--- What is needed ---
What is the number of lines in the data that include the string "hipGetLastError"? Give it by itself.

(The records)

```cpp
template <class T, int KEPI>
__global__ __launch_bounds__(512) void tconv_down_kernel(DownArgs p) {
  extern __shared__ __attribute__((aligned(16))) char td_lds[];
  char* const Pb = td_lds;
  char* const Wr = td_lds + 2 * T::PBUF;
  const int tid = threadIdx.x;
  const int wid = __builtin_amdgcn_readfirstlane(tid >> 6);
  const int nloc = (p.nimg - (int)blockIdx.x + (int)gridDim.x - 1) / (int)gridDim.x;
  if (nloc <= 0) return;
  const int nchunks = nloc * T::NCH;

  if (wid < 4) {
    __builtin_amdgcn_s_setprio(2);
    const int lane = tid & 63;
    const int mh = wid & 1, nh = wid >> 1;
    const int ln = lane & 15, kg = lane >> 4;
    int pxs[T::NTL], pfirst = 0;
#pragma unroll
    for (int t = 0; t < T::NTL; ++t) pxs[t] = -1;
    {
      int cnt = 0;
#pragma unroll
      for (int sy = T::WS - 1; sy >= 0; --sy) {
        const int sx = (ln - T::SLOTSTEP * sy) & 15;
        if (sx < T::WS) pfirst = T::WS * sy + sx;
      }
#pragma unroll
      for (int sy = 0; sy < T::WS; ++sy) {
        const int sx = (ln - T::SLOTSTEP * sy) & 15;
        const int idx = cnt - T::NTL * nh;
#pragma unroll
        for (int t = 0; t < T::NTL; ++t)
          if (sx < T::WS && idx == t) pxs[t] = T::WS * sy + sx;
        cnt += sx < T::WS ? 1 : 0;
      }
    }
    int nbase[T::NTL];
#pragma unroll
    for (int t = 0; t < T::NTL; ++t) {
      const int px = pxs[t] < 0 ? pfirst : pxs[t];
      const int sy = px / T::WS, sx = px - sy * T::WS;
      nbase[t] = 2 * sy * T::ROWB + sx * T::PIXB;
    }
    int toff[T::NST];
#pragma unroll
    for (int s = 0; s < T::NST; ++s) {
      const int pr = 2 * s + (kg >> 1), ky = pr / T::KP, kx = 2 * (pr - T::KP * ky) + (kg & 1);
      toff[s] = ky * T::ROWB + (kx & 1) * T::PO + (kx >> 1) * T::PIXB;
    }
    const int abase = 2 * mh * 1024 + lane * 16;

    f32x4 acc[2][T::NTL];
#pragma unroll
    for (int m = 0; m < 2; ++m)
#pragma unroll
      for (int t = 0; t < T::NTL; ++t) acc[m][t] = f32x4{0.f, 0.f, 0.f, 0.f};

    const __amdgpu_buffer_rsrc_t rout = make_rsrc(p.out, 4u * (unsigned)p.nimg * T::CS * T::PS);
    const __amdgpu_buffer_rsrc_t raux = make_rsrc(KEPI == REPO_EPI_MUL_DRELU ? p.aux : p.out, 4u * (unsigned)p.nimg * T::CS * T::PS);

    unsigned eoff[T::NTL];
#pragma unroll
    for (int t = 0; t < T::NTL; ++t) {
      eoff[t] = (4u * (unsigned)((32 * mh + 4 * kg) * T::PS + max(pxs[t], 0))) | ((unsigned)(pxs[t] >> 31) & kOobOffset);
    }
    float av[2][T::NTL][4];
    float bv[2][4];
#pragma unroll
    for (int m = 0; m < 2; ++m)
#pragma unroll
      for (int r = 0; r < 4; ++r) bv[m][r] = (KEPI == REPO_EPI_RELU && p.bias) ? p.bias[32 * mh + 16 * m + 4 * kg + r] : 0.f;

    lds_barrier();
    int ph = 0;
    for (int cc = 0; cc < nchunks; ++cc) {
      const char* Pl = Pb + (cc & 1) * T::PBUF;
      const unsigned ibase = 4u * (unsigned)(((int)blockIdx.x + (cc / T::NCH) * (int)gridDim.x) * T::CS * T::PS);
      if (KEPI == REPO_EPI_MUL_DRELU && (cc & (T::NCH - 1)) == T::NCH - 1) {
#pragma unroll
        for (int t = 0; t < T::NTL; ++t)
#pragma unroll
          for (int m = 0; m < 2; ++m)
#pragma unroll
            for (int r = 0; r < 4; ++r)
              av[m][t][r] = __builtin_bit_cast(float, __builtin_amdgcn_raw_buffer_load_b32(raux, eoff[t] + ibase + 4u * (unsigned)((16 * m + r) * T::PS), 0, 0));
      }
      bg_bf16x8 fa[2][2][3], fb[3][3];
#pragma unroll
      for (int g = 0; g < T::NGR; ++g) {
        const char* Wl = Wr + (ph & 1) * T::WGRP;
        auto load_a = [&](bg_bf16x8(&fa)[2][3], int k) __attribute__((always_inline)) {
#pragma unroll
          for (int m = 0; m < 2; ++m)
#pragma unroll
            for (int q = 0; q < 3; ++q)
              fa[m][q] = *reinterpret_cast<const bg_bf16x8*>(Wl + k * T::WSTEP + q * T::WPL + abase + m * 1024);
        };
        auto load_b = [&](bg_bf16x8(&fb)[3], int s, int t) __attribute__((always_inline)) {
#pragma unroll
          for (int q = 0; q < 3; ++q) fb[q] = *reinterpret_cast<const bg_bf16x8*>(Pl + q * T::PPLANE + nbase[t] + toff[s]);
        };
        load_a(fa[0], 0);
        if (g == 0) {
          load_b(fb[0], 0, 0);
          load_b(fb[1], 0, 1);
        }
        constexpr int NIT = T::GST * T::NTL;
#pragma unroll
        for (int it = 0; it < NIT; ++it) {
          const int k = it / T::NTL, t = it % T::NTL;
          if (it + 2 < NIT) load_b(fb[(it + 2) % 3], g * T::GST + (it + 2) / T::NTL, (it + 2) % T::NTL);
          if (t == 0 && k + 1 < T::GST) load_a(fa[(k + 1) & 1], k + 1);
          __builtin_amdgcn_sched_barrier(0);
          constexpr int PA[6] = {1, 0, 2, 0, 1, 0}, PB[6] = {1, 2, 0, 1, 0, 0};
#pragma unroll
          for (int pr = 0; pr < 6; ++pr)
#pragma unroll
            for (int m = 0; m < 2; ++m)
#ifdef TCD_NO_MFMA
              acc[m][t][0] += __builtin_bit_cast(float, (int)fa[k & 1][m][PA[pr]][0] + (int)fb[it % 3][PB[pr]][0]);
#else
              acc[m][t] = __builtin_amdgcn_mfma_f32_16x16x32_bf16(fa[k & 1][m][PA[pr]], fb[it % 3][PB[pr]], acc[m][t], 0, 0, 0);
#endif
          __builtin_amdgcn_sched_barrier(0);
        }
        if (g + 1 < T::NGR) {
          load_b(fb[0], (g + 1) * T::GST, 0);
          load_b(fb[1], (g + 1) * T::GST, 1);
        }
        lds_barrier();
        ++ph;
      }
#ifndef TCD_NO_EPI
      if ((cc & (T::NCH - 1)) == T::NCH - 1)
#else
      if (cc == nchunks - 1)
#endif
      {
        const int img = (int)blockIdx.x + (cc / T::NCH) * (int)gridDim.x;
#pragma unroll
        for (int t = 0; t < T::NTL; ++t)
#pragma unroll
          for (int m = 0; m < 2; ++m) {
            unsigned bits = 0;
#pragma unroll
            for (int r = 0; r < 4; ++r) {
              float x = acc[m][t][r];
              if (KEPI == REPO_EPI_MUL_DRELU) x = av[m][t][r] > 0.f ? x : 0.f;
              if (KEPI == REPO_EPI_RELU) {
                x = fmaxf(x + bv[m][r], 0.f);
                bits |= (x > 0.f ? 1u : 0u) << r;
              }
              __builtin_amdgcn_raw_buffer_store_b32(__builtin_bit_cast(unsigned, x), rout, eoff[t] + ibase + 4u * (unsigned)((16 * m + r) * T::PS), 0, 0);
              acc[m][t][r] = 0.f;
            }
            if (KEPI == REPO_EPI_RELU && p.cmask && pxs[t] >= 0)
              p.cmask[((size_t)img * (T::CS / 4) + 8 * mh + 4 * m + kg) * T::PS + pxs[t]] = (unsigned char)bits;
          }
      }
    }
  } else {
    const int t_ = tid - 256;
    const __amdgpu_buffer_rsrc_t rbg = make_rsrc(p.big, p.big_bytes), rw = make_rsrc(p.w, (unsigned)T::PACK_BYTES);
    f32x4 rwv[2][T::W_PER], rpv[2][T::P_PER][4];
    using I0 = std::integral_constant<int, 0>;
    using I1 = std::integral_constant<int, 1>;
    auto wload = [&](auto sc, int gi) __attribute__((always_inline)) {
      constexpr int S = decltype(sc)::value;
      const unsigned base = (unsigned)(gi % (T::NCH * T::NGR)) * (unsigned)T::WGRP;
#pragma unroll
      for (int i = 0; i < T::W_PER; ++i) rwv[S][i] = VecLoad<4>::load(rw, base + 16u * (unsigned)(t_ + 256 * i));
    };
    auto wstore = [&](auto sc, int gi) __attribute__((always_inline)) {
      constexpr int S = decltype(sc)::value;
      char* Wl = Wr + (gi & 1) * T::WGRP;
#pragma unroll
      for (int i = 0; i < T::W_PER; ++i) *reinterpret_cast<f32x4*>(Wl + 16 * (t_ + 256 * i)) = rwv[S][i];
    };
    auto x0_of = [](int q) { return T::WB % 2 == 0 ? min(4 * q, T::WB - 4) : 4 * q; };
    auto pload = [&](auto sc, int cc) __attribute__((always_inline)) {
      constexpr int S = decltype(sc)::value;
      const int img = (int)blockIdx.x + (cc / T::NCH) * (int)gridDim.x, c = cc & (T::NCH - 1);
      const unsigned dead_c = (unsigned)((nchunks - 1 - cc) >> 31);
#pragma unroll
      for (int i = 0; i < T::P_PER; ++i) {
        const int v = t_ + 256 * i, cq = v & 1, q = ((v >> 1) & 3) | (((v >> 4) & 1) << 2), row = ((v >> 3) & 1) | ((v >> 5) << 1);
        const unsigned dead = ((unsigned)((T::HB - 1 - row) >> 31) | dead_c) & kOobOffset;
        const int x0 = x0_of(q);
#pragma unroll
        for (int ch = 0; ch < 4; ++ch)
          rpv[S][i][ch] = VecLoad<4>::load(rbg, (4u * (unsigned)((img * T::CB + T::CC * c + 4 * cq + ch) * T::PB + row * T::WB + x0)) | dead);
      }
    };
    auto pstore = [&](auto sc, int cc, int i) __attribute__((always_inline)) {
      constexpr int S = decltype(sc)::value;
      char* Pl = Pb + (cc & 1) * T::PBUF;
      const int v = t_ + 256 * i, cq = v & 1, q = ((v >> 1) & 3) | (((v >> 4) & 1) << 2), row = ((v >> 3) & 1) | ((v >> 5) << 1);
      if (row < T::HB) {
        const int x0 = x0_of(q);
        char* base = Pl + row * T::ROWB + (x0 >> 1) * T::PIXB + cq * 8;
#pragma unroll
        for (int e = 0; e < 4; ++e) {
          unsigned a1, a2, a3, b1, b2, b3;
          tw_split3(rpv[S][i][0][e], rpv[S][i][1][e], a1, a2, a3);
          tw_split3(rpv[S][i][2][e], rpv[S][i][3][e], b1, b2, b3);
          char* dst = base + (e & 1) * T::PO + (e >> 1) * T::PIXB;
          *reinterpret_cast<bg_u32x2*>(dst) = bg_u32x2{a1, b1};
          *reinterpret_cast<bg_u32x2*>(dst + T::PPLANE) = bg_u32x2{a2, b2};
          *reinterpret_cast<bg_u32x2*>(dst + 2 * T::PPLANE) = bg_u32x2{a3, b3};
        }
      }
    };

    pload(I0{}, 0);
    wload(I0{}, 0);
    pstore(I0{}, 0, 0);
    pstore(I0{}, 0, 1);
    wstore(I0{}, 0);
    wload(I1{}, 1);
    wload(I0{}, 2);
    pload(I1{}, 1);
    pload(I0{}, 2);
    lds_barrier();
    auto phase = [&](auto pc, auto gc, int cc) __attribute__((always_inline)) {
      constexpr int P = decltype(pc)::value, g = decltype(gc)::value;
      constexpr int SW = (T::NGR * P + g + 1) & 1, SP = (P + 1) & 1;
      const int gi = T::NGR * cc + g;
#ifndef TCD_NO_STAGE
      wstore(std::integral_constant<int, SW>{}, gi + 1);
      wload(std::integral_constant<int, SW>{}, gi + 3);
      if constexpr (g < T::P_PER) pstore(std::integral_constant<int, SP>{}, cc + 1, g);
      if constexpr (g == T::P_PER - 1) pload(std::integral_constant<int, SP>{}, cc + 3);
#endif
      lds_barrier();
    };
    auto chunk = [&](auto pc, int cc) __attribute__((always_inline)) {
      phase(pc, std::integral_constant<int, 0>{}, cc);
      if constexpr (T::NGR > 1) phase(pc, std::integral_constant<int, 1>{}, cc);
      if constexpr (T::NGR > 2) phase(pc, std::integral_constant<int, 2>{}, cc);
    };
    for (int cc = 0; cc < nchunks; cc += 2) {
      chunk(I0{}, cc);
      chunk(I1{}, cc + 1);
    }
  }
}

template <class T, int KEPI>
inline int launch_tconv_down_k(const DownArgs& a, int grid, hipStream_t s) {
  static_assert(T::LDS_BYTES <= 160 * 1024, "tconv_down: LDS");
  hipError_t e = hipFuncSetAttribute((const void*)tconv_down_kernel<T, KEPI>, hipFuncAttributeMaxDynamicSharedMemorySize, T::LDS_BYTES);
  if (e != hipSuccess) return (int)e;
  hipLaunchKernelGGL((tconv_down_kernel<T, KEPI>), dim3((unsigned)grid), dim3(512), T::LDS_BYTES, s, a);
  e = hipGetLastError();
  return e == hipSuccess ? REPO_OK : (int)e;
}

template <class T>
inline int launch_tconv_down(const DownArgs& a, const float* w, char* pack, hipStream_t s) {
  hipLaunchKernelGGL(tconv_down_pack_kernel<T>, dim3((T::NCH * T::NST * T::CS * 4 + 255) / 256), dim3(256), 0, s, w, pack);
  hipError_t e = hipGetLastError();
  if (e != hipSuccess) return (int)e;
  DownArgs b = a;
  b.w = reinterpret_cast<const float*>(pack);
  static int cus = 0;
  if (!cus) {
    int dev = 0;
    if (hipGetDevice(&dev) != hipSuccess || hipDeviceGetAttribute(&cus, hipDeviceAttributeMultiprocessorCount, dev) != hipSuccess || cus <= 0)
      cus = 256;
  }
  const int grid = a.nimg < cus ? a.nimg : cus;
  if (a.epi == REPO_EPI_RELU) return launch_tconv_down_k<T, REPO_EPI_RELU>(b, grid, s);
  return a.epi == REPO_EPI_MUL_DRELU ? launch_tconv_down_k<T, REPO_EPI_MUL_DRELU>(b, grid, s) : launch_tconv_down_k<T, REPO_EPI_NONE>(b, grid, s);
}

}
```

Before: 170.1.

## Extend tconv_down MFMA path to deeper Dec2/Enc3 layers with multi-image blocks

Generalizes the bf16x3-split MFMA down-convolution kernel so it handles odd kernel sizes, larger channel counts and several small images per block, stacked in one LDS plane with split column-parity layout. It then routes the GDec2 and GEnc3 stride-2 convolutions to this kernel instead of the bconv path. Packing several small images per block is meant to fill MFMA tiles and reduce per-image overhead on the small deep layers. The cost is more complex indexing, zero-padded taps for odd kernels, and higher register and LDS pressure from the larger accumulator arrays.

```diff
diff --git a/repo_amd/csrc/conv.hip b/repo_amd/csrc/conv.hip
--- a/repo_amd/csrc/conv.hip
+++ b/repo_amd/csrc/conv.hip
@@ -377,6 +377,14 @@
 template <class G, class BigT>
 using BDownTile = typename std::conditional<std::is_same<BigT, float>::value, typename BDownFor<G>::type, typename BDownU8For<G>::type>::type;
 
+static_assert(TcdGeoD2::PACK_BYTES <= BPack<GDec2, BDownFor<GDec2>::type>::BYTES && TcdGeoE3::PACK_BYTES <= BPack<GEnc3, BDownFor<GEnc3>::type>::BYTES &&
+                  TcdGeo::PACK_BYTES <= BPack<GDec3, BDownFor<GDec3>::type>::BYTES &&
+                  TcdGeoE2::PACK_BYTES <= BPack<GEnc2, BDownFor<GEnc2>::type>::BYTES,
+              "tconv_down packs fit the bf16x6 pack's workspace slot");
+static_assert(TcdGeoD2::CB == GDec2::CB && TcdGeoD2::CS == GDec2::CS && TcdGeoD2::WB == GDec2::WB && TcdGeoD2::KS == GDec2::KS &&
+                  TcdGeoE3::CB == GEnc3::CB && TcdGeoE3::CS == GEnc3::CS && TcdGeoE3::WB == GEnc3::WB && TcdGeoE3::KS == GEnc3::KS,
+              "tconv_down geometries");
+
 template <class G, class BigT = float>
 static bool bconv_down_on(int64_t nimg) {
   if constexpr (kBDownT<G, BigT>) return t_bconv_enabled && nimg * (int64_t)G::PS > 512;
@@ -434,6 +442,17 @@
   if constexpr (std::is_same<G, GEnc2>::value && std::is_same<BigT, float>::value) {
     if (bf && epi == REPO_EPI_RELU && !dbias && nimg >= 32 && pack_bytes >= TcdGeoE2::PACK_BYTES)
       return launch_tconv_down<TcdGeoE2>(a, w, (char*)ws, s);
+  }
+#endif
+#ifndef TCD_NO_DEEP
+  if constexpr (std::is_same<G, GDec2>::value && std::is_same<BigT, float>::value) {
+    if (bf && (epi == REPO_EPI_NONE || epi == REPO_EPI_MUL_DRELU) && !bias && !dbias && !cmask && nimg >= 32 &&
+        pack_bytes >= TcdGeoD2::PACK_BYTES)
+      return launch_tconv_down<TcdGeoD2>(a, w, (char*)ws, s);
+  }
+  if constexpr (std::is_same<G, GEnc3>::value && std::is_same<BigT, float>::value) {
+    if (bf && epi == REPO_EPI_RELU && !dbias && nimg >= 32 && pack_bytes >= TcdGeoE3::PACK_BYTES)
+      return launch_tconv_down<TcdGeoE3>(a, w, (char*)ws, s);
   }
 #endif
 #endif
diff --git a/repo_amd/csrc/tconv_down.h b/repo_amd/csrc/tconv_down.h
--- a/repo_amd/csrc/tconv_down.h
+++ b/repo_amd/csrc/tconv_down.h
@@ -1,36 +1,61 @@
 #pragma once
+#include <utility>
 #include "bgemm.h"
 #include "dconv.h"
 #include "twgrad.h"
 
 namespace repo {
 
-template <int KS_, int WB_, int WS_, int GST_, int NTL_>
+template <int KS_, int WB_, int WS_, int GST_, int NTL_, int CB_ = 32, int CS_ = 64, int IPP_ = 1, int HBS_ = WB_, int MW_ = 2,
+          bool SPLIT_ = false>
 struct TcdGeoT {
-  static constexpr int CB = 32, CS = 64, WB = WB_, HB = WB_, WS = WS_, PS = WS_ * WS_, PB = WB_ * WB_, KS = KS_, KK = KS_ * KS_;
-  static_assert(KS % 2 == 0 && WS == (WB - KS) / 2 + 1 && HB <= 32, "even kernel, stride 2, at most 32 rows (the staging items)");
+  static constexpr int CB = CB_, CS = CS_, WB = WB_, HB = WB_, WS = WS_, PS = WS_ * WS_, PB = WB_ * WB_, KS = KS_, KK = KS_ * KS_;
+  static constexpr int IPP = IPP_, HBS = HBS_, NROWS = IPP_ * HBS_;
+  static constexpr bool SPLIT = SPLIT_;
+  static_assert(WS == (WB - KS) / 2 + 1 && HBS >= HB && (SPLIT || (IPP == 1 && HB <= 32 && KS % 2 == 0)), "stride 2; geometry");
   static constexpr int CC = 8;
   static constexpr int NCH = CB / CC;
-  static constexpr int NST = KK / 4;
+  static constexpr int KP = (KS + 1) / 2, NPAIR = KS * KP;
+  static constexpr int NST = (NPAIR + 1) / 2;
   static constexpr int GST = GST_, NGR = NST / GST;
   static constexpr int XH = (WB + 1) / 2, PIXB = 16;
-  static constexpr int PO = 256, ROWB = PO + XH * PIXB;
-  static_assert(XH * PIXB <= PO, "a column-parity plane of a row fits 256 B");
-  static constexpr int KP = KS / 2;
-  static constexpr int tap_of(int s, int kg) { return ((2 * s + (kg >> 1)) / KP) * KS + 2 * ((2 * s + (kg >> 1)) % KP) + (kg & 1); }
-  static constexpr int SLOTSTEP = (2 * ROWB / PIXB) % 16;
-  static constexpr int PPLANE = HB * ROWB, PBUF = 3 * PPLANE;
+  static constexpr int ROWB = SPLIT ? XH * PIXB : 256 + XH * PIXB;
+  static constexpr int PO = SPLIT ? (NROWS * ROWB + 255) / 256 * 256 : 256;
+  static_assert(XH * PIXB <= 256, "a column-parity plane of a row fits 256 B");
+  static constexpr int pair_of(int s, int kg) { return (2 * s + (kg >> 1)) < NPAIR ? 2 * s + (kg >> 1) : 0; }
+  static constexpr int ky_of(int s, int kg) { return pair_of(s, kg) / KP; }
+  static constexpr int kx_of(int s, int kg) { return 2 * (pair_of(s, kg) % KP) + (kg & 1); }
+  static constexpr bool tap_ok(int s, int kg) { return 2 * s + (kg >> 1) < NPAIR && kx_of(s, kg) < KS; }
+  static constexpr int tap_of(int s, int kg) { return ky_of(s, kg) * KS + kx_of(s, kg); }
+  static constexpr int row_slot(int row) { return (row * (ROWB / PIXB)) % 16; }
+  static constexpr int PPLANE = SPLIT ? PO + NROWS * ROWB : NROWS * ROWB, PBUF = 3 * PPLANE;
   static constexpr int WPL = CS * 4 * 16;
   static constexpr int WSTEP = 3 * WPL, WGRP = GST * WSTEP;
   static constexpr int LDS_BYTES = 2 * PBUF + 2 * WGRP;
+  static constexpr int MW = MW_, NW = 4 / MW_, MT = CS / (16 * MW_);
   static constexpr int NTL = NTL_;
   static constexpr int W_PER = WGRP / 16 / 256;
-  static constexpr int QPR = (WB + 3) / 4, P_PER = 2;
-  static_assert(WGRP % (16 * 256) == 0 && QPR == 8 && NST % GST == 0 && NCH % 2 == 0 && NGR <= 3 && NGR >= P_PER, "staging shares");
+  static constexpr int QPR = (WB + 3) / 4, NITEM = IPP * HB * QPR * 2;
+  static constexpr int P_PER = SPLIT ? (NITEM + 255) / 256 : 2;
+  static_assert(WGRP % (16 * 256) == 0 && (SPLIT || QPR == 8) && NST % GST == 0 && NCH % 2 == 0 && (NCH & (NCH - 1)) == 0 &&
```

(End The records)

--- Solution to this task ---
2